Herz will die Schadensersatzansprüche über einen besonderen Vertreter durchsetzen, der vom Gericht bestellt wird. Der Grund: Das deutsche Aktiengesetz sieht vor, dass Ansprüche gegen frühere Organmitglieder nicht unmittelbar von den Aktionären geltend gemacht werden können. Wie viel Schadensersatz der Tchibo-Eigner fordert, ist unklar.
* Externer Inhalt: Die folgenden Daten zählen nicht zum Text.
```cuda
inline void suffix_recurrence(swm_ctx* ctx, Fr* a, size_t n, size_t m, const Fr& z) {
    if (n == 0) return;
    if (m == 1 && n >= 4 * (size_t)RT_TILE) {
        suffix_recurrence_tiled(ctx, a, n, z);
        return;
    }
    size_t rows = (n + m - 1) / m;
    if (rows <= REC_T) {
        prof_begin(ctx, "rec_serial");
        hipLaunchKernelGGL(rec_serial, dim3((unsigned)((m + 63) / 64)), dim3(64), 0, ctx->stream, a, n, m, z);
        prof_end(ctx);
        hip_check(ctx, hipGetLastError(), "rec_serial");
        return;
    }
    size_t nblk = (rows + REC_T - 1) / REC_T;
    DVec head(ctx, nblk * m);
    unsigned grid = (unsigned)((nblk * m + 255) / 256);
    prof_begin(ctx, "rec_local");
    hipLaunchKernelGGL(rec_local, dim3(grid), dim3(256), 0, ctx->stream, a, n, m, z, head.p, nblk);
    prof_end(ctx);
    hip_check(ctx, hipGetLastError(), "rec_local");
    Fr zt = z;
    for (int i = 0; i < 4; i++) zt = fp_sqr(zt);
    static_assert(REC_T == 16, "zt exponent");
    suffix_recurrence(ctx, head.p, nblk * m, m, zt);
    prof_begin(ctx, "rec_fix");
    hipLaunchKernelGGL(rec_fix, dim3(grid), dim3(256), 0, ctx->stream, a, n, m, z, head.p, nblk);
    prof_end(ctx);
    hip_check(ctx, hipGetLastError(), "rec_fix");
}

struct DivResult {
    DVec work;
};
inline DivResult div_linear(swm_ctx* ctx, const Fr* p, size_t n, const Fr& x, size_t cap = 0) {
    DivResult r;
    r.work = dv_copy_padded(ctx, p, n, std::max<size_t>({n, cap, 1}));
    if (n == 0) r.work.zero();
    suffix_recurrence(ctx, r.work.p, n, 1, x);
    return r;
}

static constexpr int EVAL_PER = 16;
static constexpr int EVAL_TILE = 256 * EVAL_PER;
static __global__ void __launch_bounds__(256) eval_chunks(const Fr* __restrict__ c, size_t n, Fr x256, const Fr* __restrict__ xpow,
                                                          Fr* __restrict__ out) {
    SWM_LIGHT_KERNEL();
    __shared__ Fr sm[256];
    const size_t base = (size_t)blockIdx.x * EVAL_TILE;
    const unsigned t = threadIdx.x;
    Fr acc = fp_zero<Fr>();
#pragma unroll 1
    for (int j = EVAL_PER - 1; j >= 0; j--) {
        size_t k = base + (size_t)j * 256 + t;
        acc = fp_mul(acc, x256);
        if (k < n) acc = fp_add(acc, c[k]);
    }
    sm[t] = fp_mul(acc, xpow[t]);
    __syncthreads();
    for (unsigned s = 128; s > 0; s >>= 1) {
        if (t < s) sm[t] = fp_add(sm[t], sm[t + s]);
// ... 472 lines not shown
```

simpleworks_amd/csrc/marlin.hip:

```cpp
#include <stdlib.h>
#include <string.h>
#include <algorithm>
#include <chrono>
#include <functional>
#include <memory>
#include <type_traits>
#include "devops.cuh"
#include "g1.cuh"
#include "host/ahp.h"

#include "msm.h"
using namespace swm;

#define LAUNCHX(ctx, name, kernel, grid, block, shmem, ...)                         \
    do {                                                                            \
        prof_begin(ctx, name);                                                      \
        hipLaunchKernelGGL(kernel, grid, block, shmem, (ctx)->stream, __VA_ARGS__); \
        prof_end(ctx);                                                              \
        hip_check(ctx, hipGetLastError(), name);                                    \
    } while (0)

#include "host/pk_codec.h"
#include "host/host_handles.h"
struct swm_srs {
// ... 934 lines not shown
    return sp;
}
DVec shard_evals(swm_ctx* ctx, const ShardPlan& sp, const Fr* coeffs, size_t n, unsigned log) {
    const size_t len = ((size_t)1 << log) / sp.SG;
    DVec loc(ctx, len);
    Fr* out = loc.p;
    const size_t s_rank = sp.rank, s_world = sp.SG;
    ew(ctx, "shard_take_cyclic", len, [=] __device__(size_t j) {
        const size_t i = s_rank + s_world * j;
        out[j] = i < n ? coeffs[i] : fp_zero<Fr>();
    });
    rc_check(ctx, ntt_sharded_run(ctx, loc.p, log, 0, 0));
    return loc;
}
void shard_gather_cyclic(swm_ctx* ctx, const Fr* loc, size_t per, unsigned lg, Fr* dst, size_t n) {
    DVec all(ctx, per << lg);
    rc_check(ctx, shard_allgather_dev(ctx, loc, per * sizeof(Fr), all.p));
    const Fr* src = all.p;
    ew(ctx, "shard_interleave", n, [=] __device__(size_t i) { dst[i] = src[(i & (((size_t)1 << lg) - 1)) * per + (i >> lg)]; });
}
void add_rho_vh(swm_ctx* ctx, Fr* poly, uint64_t H, const Fr& rho) {
    ew(ctx, "add_rho_vh", 1, [=] __device__(size_t) {
        poly[0] = fp_sub(poly[0], rho);
        poly[H] = fp_add(poly[H], rho);
    });
}
void div_vh(swm_ctx* ctx, const Fr* q, size_t part, size_t total, Fr* h, Fr* g) {
    ew(ctx, "div_vh", 3 * part, [=] __device__(size_t j) {
        Fr acc = q[j + part];
        if (j + 2 * part < total) acc = fp_add(acc, q[j + 2 * part]);
        if (j + 3 * part < total) acc = fp_add(acc, q[j + 3 * part]);
        h[j] = acc;
        if (j < part) g[j] = fp_add(q[j], acc);
    });
}
void div_vk(swm_ctx* ctx, const Fr* q, size_t part, size_t total, Fr* h) {
    ew(ctx, "div_vk", 3 * part, [=] __device__(size_t j) {
        Fr acc = fp_zero<Fr>();
        for (uint64_t i = 1; j + i * part < total; i++) acc = fp_add(acc, q[j + i * part]);
        h[j] = acc;
    });
}
#ifndef SWM_OUTER_COSETS
#define SWM_OUTER_COSETS 1
#endif
static constexpr uint64_t OUTER_COSETS_MIN_H = 16;
struct Cosets3 {
// ... 29 lines not shown
};
struct CosetsMap {
    unsigned logD;
    __host__ __device__ size_t index(size_t p) const { return ((p & (((size_t)1 << logD) - 1)) << 2) + (p >> logD); }
    __host__ __device__ size_t position(size_t i) const { return ((i & 3) << logD) + (i >> 2); }
};
template <class F>
void with_product_map(const ShardPlan& sp, bool sharded, size_t loc, bool cosets, unsigned logD, F&& f) {
    if (sharded) f(BlocksMap{loc, loc / sp.SG, sp.rank});
    else if (cosets) f(CosetsMap{logD});
    else f(DenseMap{});
}
__device__ __forceinline__ Fr round2_outer_form(const Fr& eta_a, const Fr& eta_b, const Fr& eta_c, const Fr& ra, const Fr& a,
                                                const Fr& b, const Fr& z, const Fr& t) {
    const Fr summed = fp_add(fp_add(fp_mul(eta_c, fp_mul(a, b)), fp_mul(eta_a, a)), fp_mul(eta_b, b));
    return fp_sub(fp_mul(ra, summed), fp_mul(z, t));
}
struct IndexOnB {
    const Fr *ar, *ac, *arc, *av;
    const Fr *br, *bc, *brc, *bv;
    const Fr *cr, *cc, *crc, *cv;
};
struct Round3Challenges {
    Fr alpha, beta, ab, eta_a, eta_b, eta_c, vhab;
};
__device__ __forceinline__ Fr round3_a_minus_bf(const IndexOnB& x, const Round3Challenges& c, size_t i, const Fr& f) {
    Fr da = fp_add(fp_sub(fp_sub(c.ab, fp_mul(x.ar[i], c.alpha)), fp_mul(c.beta, x.ac[i])), x.arc[i]);
    Fr db = fp_add(fp_sub(fp_sub(c.ab, fp_mul(x.br[i], c.alpha)), fp_mul(c.beta, x.bc[i])), x.brc[i]);
    Fr dc = fp_add(fp_sub(fp_sub(c.ab, fp_mul(x.cr[i], c.alpha)), fp_mul(c.beta, x.cc[i])), x.crc[i]);
    Fr dbc = fp_mul(db, dc);
    Fr t = fp_add(fp_add(fp_mul(fp_mul(c.eta_a, x.av[i]), dbc), fp_mul(fp_mul(fp_mul(c.eta_b, x.bv[i]), da), dc)),
                  fp_mul(fp_mul(fp_mul(c.eta_c, x.cv[i]), da), db));
    Fr a_val = fp_mul(c.vhab, t);
    Fr b_val = fp_mul(da, dbc);
    return fp_sub(a_val, fp_mul(b_val, f));
}
struct ProveState {
    ChaChaRng& zk;
    PhaseTrace& tr;
    const ProveShape shape;
    const ShardPlan sp;
    const uint64_t H, K, X, Bsz, M;
    const unsigned logM;
    const size_t nvars, ninst;
    const size_t mask_len;
    const HDomain dh;
    const std::vector<Fr> public_input;
    FiatShamirRng fs;
    VerifierState st;
    Fr rho_w, rho_a, rho_b;
    int lane = 0;
    LPoly P_w, P_za, P_zb, P_mask, P_t, P_g1, P_h1, P_g2, P_h2;
    LPoly idx_polys[12];
    std::map<std::string, LPoly*> polys;
    CommitJob j1[4], j2[3], j3[2];
    std::vector<Commitment> comms1 = std::vector<Commitment>(4), comms2 = std::vector<Commitment>(3),
                            comms3 = std::vector<Commitment>(2);
    bool mask_late = false;
    unsigned mask_pieces = 1;
    AsyncMsm mask_part[2];
    bool ra_closed_form = false;
    bool cosets = false;
    LcSet lcs;
    DVec mask, z, za_evals, zb_evals, za_loc, zb_loc, x_poly, x_evals, w_poly, za_poly, zb_poly, e_za, e_zb, e_z;
    DVec r_alpha_evals, e_ra, t_poly, q1, h1, g1x, f, h2;

    ProveState(const swm_pk& pk, ChaChaRng& rng, PhaseTrace& t, ProveShape shp, const ShardPlan& plan)
        : zk(rng), tr(t), shape(std::move(shp)), sp(plan), H(pk.H), K(pk.K), X(pk.X), Bsz(pk.B), M(4 * pk.H),
          logM(pk.logH + 2), nvars(pk.info.num_variables), ninst(shape.inst.size()), mask_len(3 * pk.H), dh(pk.H),
          public_input(shape.inst.begin() + 1, shape.inst.end()) {
        fs_init(fs, pk.vk, public_input);
        for (int m = 0; m < 3; m++) {
            const DVec* v[4] = {&pk.ar[m].row, &pk.ar[m].col, &pk.ar[m].val, &pk.ar[m].row_col};
            for (int j = 0; j < 4; j++) {
                idx_polys[4 * m + j].p = v[j]->p;
                idx_polys[4 * m + j].n = K;
                polys[kIndexerPolys[4 * m + j]] = &idx_polys[4 * m + j];
            }
        }
        polys["w"] = &P_w; polys["z_a"] = &P_za; polys["z_b"] = &P_zb; polys["mask_poly"] = &P_mask;
        polys["t"] = &P_t; polys["g_1"] = &P_g1; polys["h_1"] = &P_h1; polys["g_2"] = &P_g2; polys["h_2"] = &P_h2;
    }
};

void draw_mask(swm_ctx* ctx, const swm_pk& pk, ProveState& s) {
    const uint64_t H = s.H;
    Fr* mp = s.mask.p;
// ... 92 lines not shown
                                    CommitJob* job) {
    const uint64_t H = s.H;
    const size_t sm = s.sp.sm;
    rc_check(ctx, ntt_sharded_run(ctx, loc.p, pk.logH, 1, 1));
    shard_gather_cyclic(ctx, loc.p, sm, s.sp.slog_g, poly.p, H);
    add_rho_vh(ctx, poly.p, H, rho);
    if (ctx->shard_rank == 0) {
        Fr* lp = loc.p;
        const size_t top = sm;
        ew(ctx, "add_rho_vh", 1, [=] __device__(size_t) {
            lp[0] = fp_sub(lp[0], rho);
            lp[top] = rho;
        });
    }
    job->has_bound = false;
    job->hiding = true;
    commit_enqueue_cyclic(ctx, &s.lane, pk, loc.p, ctx->shard_rank == 0 ? sm + 1 : sm, &job->plain);
}
void round1_polys(swm_ctx* ctx, const swm_pk& pk, ProveState& s) {
    const uint64_t H = s.H, X = s.X;
    s.x_poly = DVec(ctx, X);
    s.x_poly.upload(s.shape.inst.data(), X);
    dv_ntt(ctx, s.x_poly, pk.logX, true);
    s.x_evals = dv_ntt_from(ctx, s.x_poly.p, X, pk.logH, false);
    const uint64_t ratio = H / X;
    const size_t nwit = s.shape.nwit, ninst = s.ninst;
    s.w_poly = dv_zeros(ctx, H + 1);
    {
        Fr* out = s.w_poly.p;
        const Fr* zz = s.z.p;
        const Fr* xe = s.x_evals.p;
        ew(ctx, "w_evals", H, [=] __device__(size_t k) {
            Fr v = fp_zero<Fr>();
            if (k % ratio != 0) {
                size_t wi = k - k / ratio - 1;
                Fr wv = wi < nwit ? zz[ninst + wi] : fp_zero<Fr>();
                v = fp_sub(wv, xe[k]);
            }
            out[k] = v;
        });
    }
    rc_check(ctx, ntt_run(ctx, s.w_poly.p, pk.logH, 1, 0));
    add_rho_vh(ctx, s.w_poly.p, H, s.rho_w);
    suffix_recurrence(ctx, s.w_poly.p, H + 1, X, fr_one());
    s.P_w.p = s.w_poly.p + X;
    s.P_w.n = H + 1 - X;
    s.P_w.hiding = true;
    pc_commit_begin(ctx, pk, &s.lane, s.P_w.p, s.P_w.n, false, 0, true, &s.j1[0]);
    s.za_poly = dv_zeros(ctx, H + 1);
    s.zb_poly = dv_zeros(ctx, H + 1);
    s.P_za.p = s.za_poly.p; s.P_za.n = H + 1; s.P_za.hiding = true;
    s.P_zb.p = s.zb_poly.p; s.P_zb.n = H + 1; s.P_zb.hiding = true;
    if (s.sp.r1) {
        sharded_interpolate_and_commit(ctx, pk, s, s.za_loc, s.rho_a, s.za_poly, &s.j1[1]);
        sharded_interpolate_and_commit(ctx, pk, s, s.zb_loc, s.rho_b, s.zb_poly, &s.j1[2]);
    } else {
        rc_check(ctx, ntt_run_from(ctx, s.za_poly.p, pk.logH, 1, 0, s.za_evals.p, H));
        add_rho_vh(ctx, s.za_poly.p, H, s.rho_a);
        rc_check(ctx, ntt_run_from(ctx, s.zb_poly.p, pk.logH, 1, 0, s.zb_evals.p, H));
        add_rho_vh(ctx, s.zb_poly.p, H, s.rho_b);
        pc_commit_begin(ctx, pk, &s.lane, s.P_za.p, s.P_za.n, false, 0, true, &s.j1[1]);
        pc_commit_begin(ctx, pk, &s.lane, s.P_zb.p, s.P_zb.n, false, 0, true, &s.j1[2]);
    }
}
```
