-  __syncthreads();
+  const int nin = segp[(NW + 1 + w) * SEGW + 62];
+  const int in_base = n_in_chunks << 6;
+  const int total = in_base + segp[(NW + 1 + w) * SEGW + 63];
+  const int64_t sbase = e0 + (int64_t)b * (NW * PADCAP) + soff;
   const int nmine = (nrows > w) ? (nrows - w + NW - 1) / NW : 0;
-  const int in_base = n_in_chunks << 6;
-  const int total = in_base + s_eoff[63];
+  if (tid < nmine) {
+    const int rl = w + tid * NW;
+    s_rs[tid] = (int)(rowptr[row0 + rl] - e0);
+    s_re[tid] = (int)(rowptr[row0 + rl + 1] - e0);
+  }
+  if (tid < T) {
+    const int tl = segp[NW * SEGW + tid];
+    const int eo = segp[(NW + 1 + w) * SEGW + tid];
+    const int n = segp[(NW + 1 + w) * SEGW + tid + 1] - eo;
+    const int q = n >> 6;
+    s_tile[tl] = make_int4(in_base + eo, n | ((tid & (NB - 1)) << 16), (int)div_magic(q + 1), (int)div_magic(q));
+  }
+  const int wlast = max((n_in_chunks + QW - 1) / QW - 1, 0) * (64 * QW);
+  const int qw_last = max(n_in_chunks - wlast / 64, 1);
+  const uint32_t mq_last = 0xFFFFu / (uint32_t)qw_last + 1u;
+  __syncthreads();
   uint64_t hsum = 0;
   for (int a0 = 0; a0 < total || a0 == 0; a0 += FILL_CAP) {
     const int span = min(FILL_CAP, total - a0);
-    for (int i = tid; i < span; i += THREADS) {
-      s_val[i] = 0.0;
-      s_idx[i] = 0u;
-    }
-    __syncthreads();
-    auto place = [&](uint32_t code, double v, int rl) __attribute__((always_inline)) {
+    for (int s = wlast + tid; s < in_base; s += THREADS) {
+      const int u = s & (64 * QW - 1);
+      const int gpos = s - u + (u & 63) * qw_last + (u >> 6);
+      const int slot = s - a0;
+      if (gpos >= nin && (unsigned)slot < (unsigned)span) {
+        s_val[slot] = 0.0;
+        s_idx[slot] = 0u;
+      }
+    }
+    auto place = [&](uint32_t code, double v, int k) __attribute__((always_inline)) {
       const int tl = (int)(code >> 26);
+      const int rl = w + k * NW;
+      const uint32_t rword = (uint32_t)(w * SLOTS + k) << 20;
       int slot;
       uint32_t word;
-      if (tl == T_SKIP) {
-        if (a0 == 0) hsum -= pair_hash(code & 0xFFF, (uint32_t)rl, v);
-        return;
-      } else if (tl == T_IN) {
+      if (tl >= T_SKIP) {
+        static_assert(T_SKIP == 62 && T_IN == 63, "the two in-block markers are the two largest codes");
+        const bool skip = tl == T_SKIP;
+        const uint32_t rj = code & 0xFFF;
+        if (a0 == 0) {
+          const uint64_t h = pair_hash(skip ? rj : (uint32_t)rl, skip ? (uint32_t)rl : rj, v);
+          hsum += skip ? (uint64_t)0 - h : h;
+        }
+        if (skip) return;
         const int g = (code >> 13) & 0x1FFF;
-        const int win = g / (64 * QW), u = g - win * (64 * QW);
-        const int qw = min(QW, n_in_chunks - win * QW);
-        const int l = u / qw, c = u - l * qw;
-        slot = win * (64 * QW) + c * 64 + l;
+        const int wbase = g & ~(64 * QW - 1), u = g - wbase;
+        const bool lastw = wbase == wlast;
+        const int qw = lastw ? qw_last : QW;
+        const int l = (int)(((uint32_t)u * (lastw ? mq_last : (0x10000u / QW))) >> 16), c = u - l * qw;
+        slot = wbase + c * 64 + l;
         const uint32_t flush = ((code >> 12) & 1u) | (uint32_t)(c == qw - 1);
-        const uint32_t rj = code & 0xFFF;
-        word = flush | ((uint32_t)row_slot((int)rj) << 4) | ((uint32_t)row_slot(rl) << 20);
-        if (a0 == 0) hsum += pair_hash((uint32_t)rl, rj, v);
+        word = flush | ((uint32_t)row_slot((int)rj) << 4) | rword;
       } else {
-        const int j = s_inv[tl];
+        const int4 ti = s_tile[tl];
         const int pos = (int)((code >> CP_BITS) & 0x7FFF);
-        const int n = s_eoff[j + 1] - s_eoff[j];
+        const int n = ti.y & 0xFFFF;
         const int q = n >> 6, r = n & 63;
-        int l, c, mine;
-        if (pos < r * (q + 1)) {
-          l = pos / (q + 1);
-          c = pos - l * (q + 1);
-          mine = q + 1;
-        } else {
-          const int jj = pos - r * (q + 1);
-          const int lq = jj / max(q, 1);
-          l = r + lq;
-          c = jj - lq * q;
-          mine = q;
-        }
-        slot = in_base + s_eoff[j] + c * 64 + l;
+        const bool head = pos < r * (q + 1);
+        const int x = head ? pos : pos - r * (q + 1);
+        const int mine = head ? q + 1 : q;
+        const int lq = div_by(x, (uint32_t)(head ? ti.z : ti.w));
+        const int l = head ? lq : r + lq;
+        const int c = x - lq * mine;
+        slot = ti.x + c * 64 + l;
         const uint32_t flush = ((code >> 25) & 1u) | (uint32_t)(c == mine - 1);
-        const uint32_t cs = (uint32_t)((j & (NB - 1)) * CP) + (code & (CP - 1));
-        word = flush | (cs << 4) | ((uint32_t)row_slot(rl) << 20);
+        const uint32_t cs = (uint32_t)((ti.y >> 16) * CP) + (code & (CP - 1));
+        word = flush | (cs << 4) | rword;
       }
       slot -= a0;
-      if (slot >= 0 && slot < span) {
+      if ((unsigned)slot < (unsigned)span) {
         s_val[slot] = v;
         s_idx[slot] = word;
       }
@@ -1009,28 +1034,37 @@
     for (int k0 = wv; k0 < nmine; k0 += 16 * FG) {
       uint32_t code[FG];
       double v[FG];
-      int64_t rs[FG], rend[FG];
+      int rs[FG], rend[FG];
 #pragma unroll
       for (int g = 0; g < FG; ++g) {
         const int k = k0 + 16 * g;
-        const int rl = w + min(k, nmine - 1) * NW;
-        rs[g] = rowptr[row0 + rl];
-        rend[g] = (k < nmine) ? rowptr[row0 + rl + 1] : rs[g];
-        const int64_t e = min(rs[g] + lane, max(rend[g] - 1, rs[g]));
+        const int kk = min(k, nmine - 1);
+        rs[g] = s_rs[kk];
+        rend[g] = (k < nmine) ? s_re[kk] : rs[g];
+        const int64_t e = min(e0 + min(rs[g] + lane, max(rend[g] - 1, rs[g])), e1 - 1);
         code[g] = codes[e];
         v[g] = val[e];
       }
 #pragma unroll
       for (int g = 0; g < FG; ++g) {
-        const int rl = w + (k0 + 16 * g) * NW;
-        if (rs[g] + lane < rend[g]) place(code[g], v[g], rl);
-        for (int64_t e = rs[g] + 64 + lane; e < rend[g]; e += 64) place(codes[e], val[e], rl);
+        const int k = k0 + 16 * g;
+        if (rs[g] + lane < rend[g]) place(code[g], v[g], k);
+        for (int e = rs[g] + 64 + lane; e < rend[g]; e += 64) place(codes[e0 + e], val[e0 + e], k);
       }
     }
     __syncthreads();
-    for (int i = tid; i < span; i += THREADS) {
-      pval[sbase + a0 + i] = s_val[i];
-      pidx[sbase + a0 + i] = s_idx[i];
+    if (pval32 != nullptr) {
+      for (int i = tid; i < span; i += THREADS) {
+        const double v = s_val[i];
+        pval[sbase + a0 + i] = v;
+        pidx[sbase + a0 + i] = s_idx[i];
+        pval32[sbase + a0 + i] = (float)v;
+      }
+    } else {
+      for (int i = tid; i < span; i += THREADS) {
+        pval[sbase + a0 + i] = s_val[i];
+        pidx[sbase + a0 + i] = s_idx[i];
+      }
     }
     __syncthreads();
   }
@@ -1042,17 +1076,6 @@
 __global__ __launch_bounds__(256) void pt_symcheck_kernel(int32_t* __restrict__ seg, int nb, int32_t* __restrict__ status) {
   const int b = blockIdx.x * blockDim.x + threadIdx.x;
   if (b < nb && *symsum_of(seg, b) != 0ull) atomicMax(status, 5);
-}
-
-__global__ __launch_bounds__(256) void pt_round_f32_kernel(const double* __restrict__ pval, float* __restrict__ pval32, int64_t n) {
-  for (int64_t i = ((int64_t)blockIdx.x * blockDim.x + threadIdx.x) * 2; i < n; i += (int64_t)gridDim.x * blockDim.x * 2) {
-    if (i + 1 < n) {
-      const double2 v = *reinterpret_cast<const double2*>(pval + i);
-      *reinterpret_cast<float2*>(pval32 + i) = make_float2((float)v.x, (float)v.y);
-    } else {
-      pval32[i] = (float)pval[i];
-    }
-  }
 }
 
 }
@@ -1067,6 +1090,8 @@
   if (tiles_max) *tiles_max = pt::TMAX;
   return MELD_OK;
 }
+
+extern "C" int meld_pt_fill_capacity(void) { return pt::FILL_CAP; }
 
 extern "C" int meld_pt_num_blocks(int64_t n_rows) {
   if (n_rows <= 0) return 0;
@@ -1104,6 +1129,7 @@
     return MELD_OK;
   }
   int32_t* seg = const_cast<int32_t*>(layout->seg);
+  int64_t n_scratch = 0;
   {
     static const bool by_entries = meld_dev_getenv("MELD_PT_PLAN") && !strcmp(meld_dev_getenv("MELD_PT_PLAN"), "entries");
     const size_t scan_bytes = meld_scan_temp_bytes(n_rows);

Damit dürften sich die Fronten zwischen den verfeindeten Anteilseignern erneut verhärten. Erst im Februar war der Mitaktionär Joachim Herz überraschend aus dem Aufsichtsrat der Holding abgewählt worden, weil er andere Vorstellungen über die künftige Struktur des Konzerns vertrat als seine Geschwister. Er hatte unter anderem gegen den Willen der übrigen Anteilseigner durchgesetzt, dass der Kosmetikkonzern Beiersdorf im Tchibo-Konzern konsolidiert wird. Tchibo ist mit 50,5 Prozent an der Beiersdorf AG beteiligt.

Ein Tchibo-Sprecher sagte, dass dies eine Angelegenheit der Gesellschafter sei und das Thema auf der Hauptversammlung besprochen werde. Günter und Daniela Herz waren am Wochenende für eine Stellungnahme nicht zu erreichen.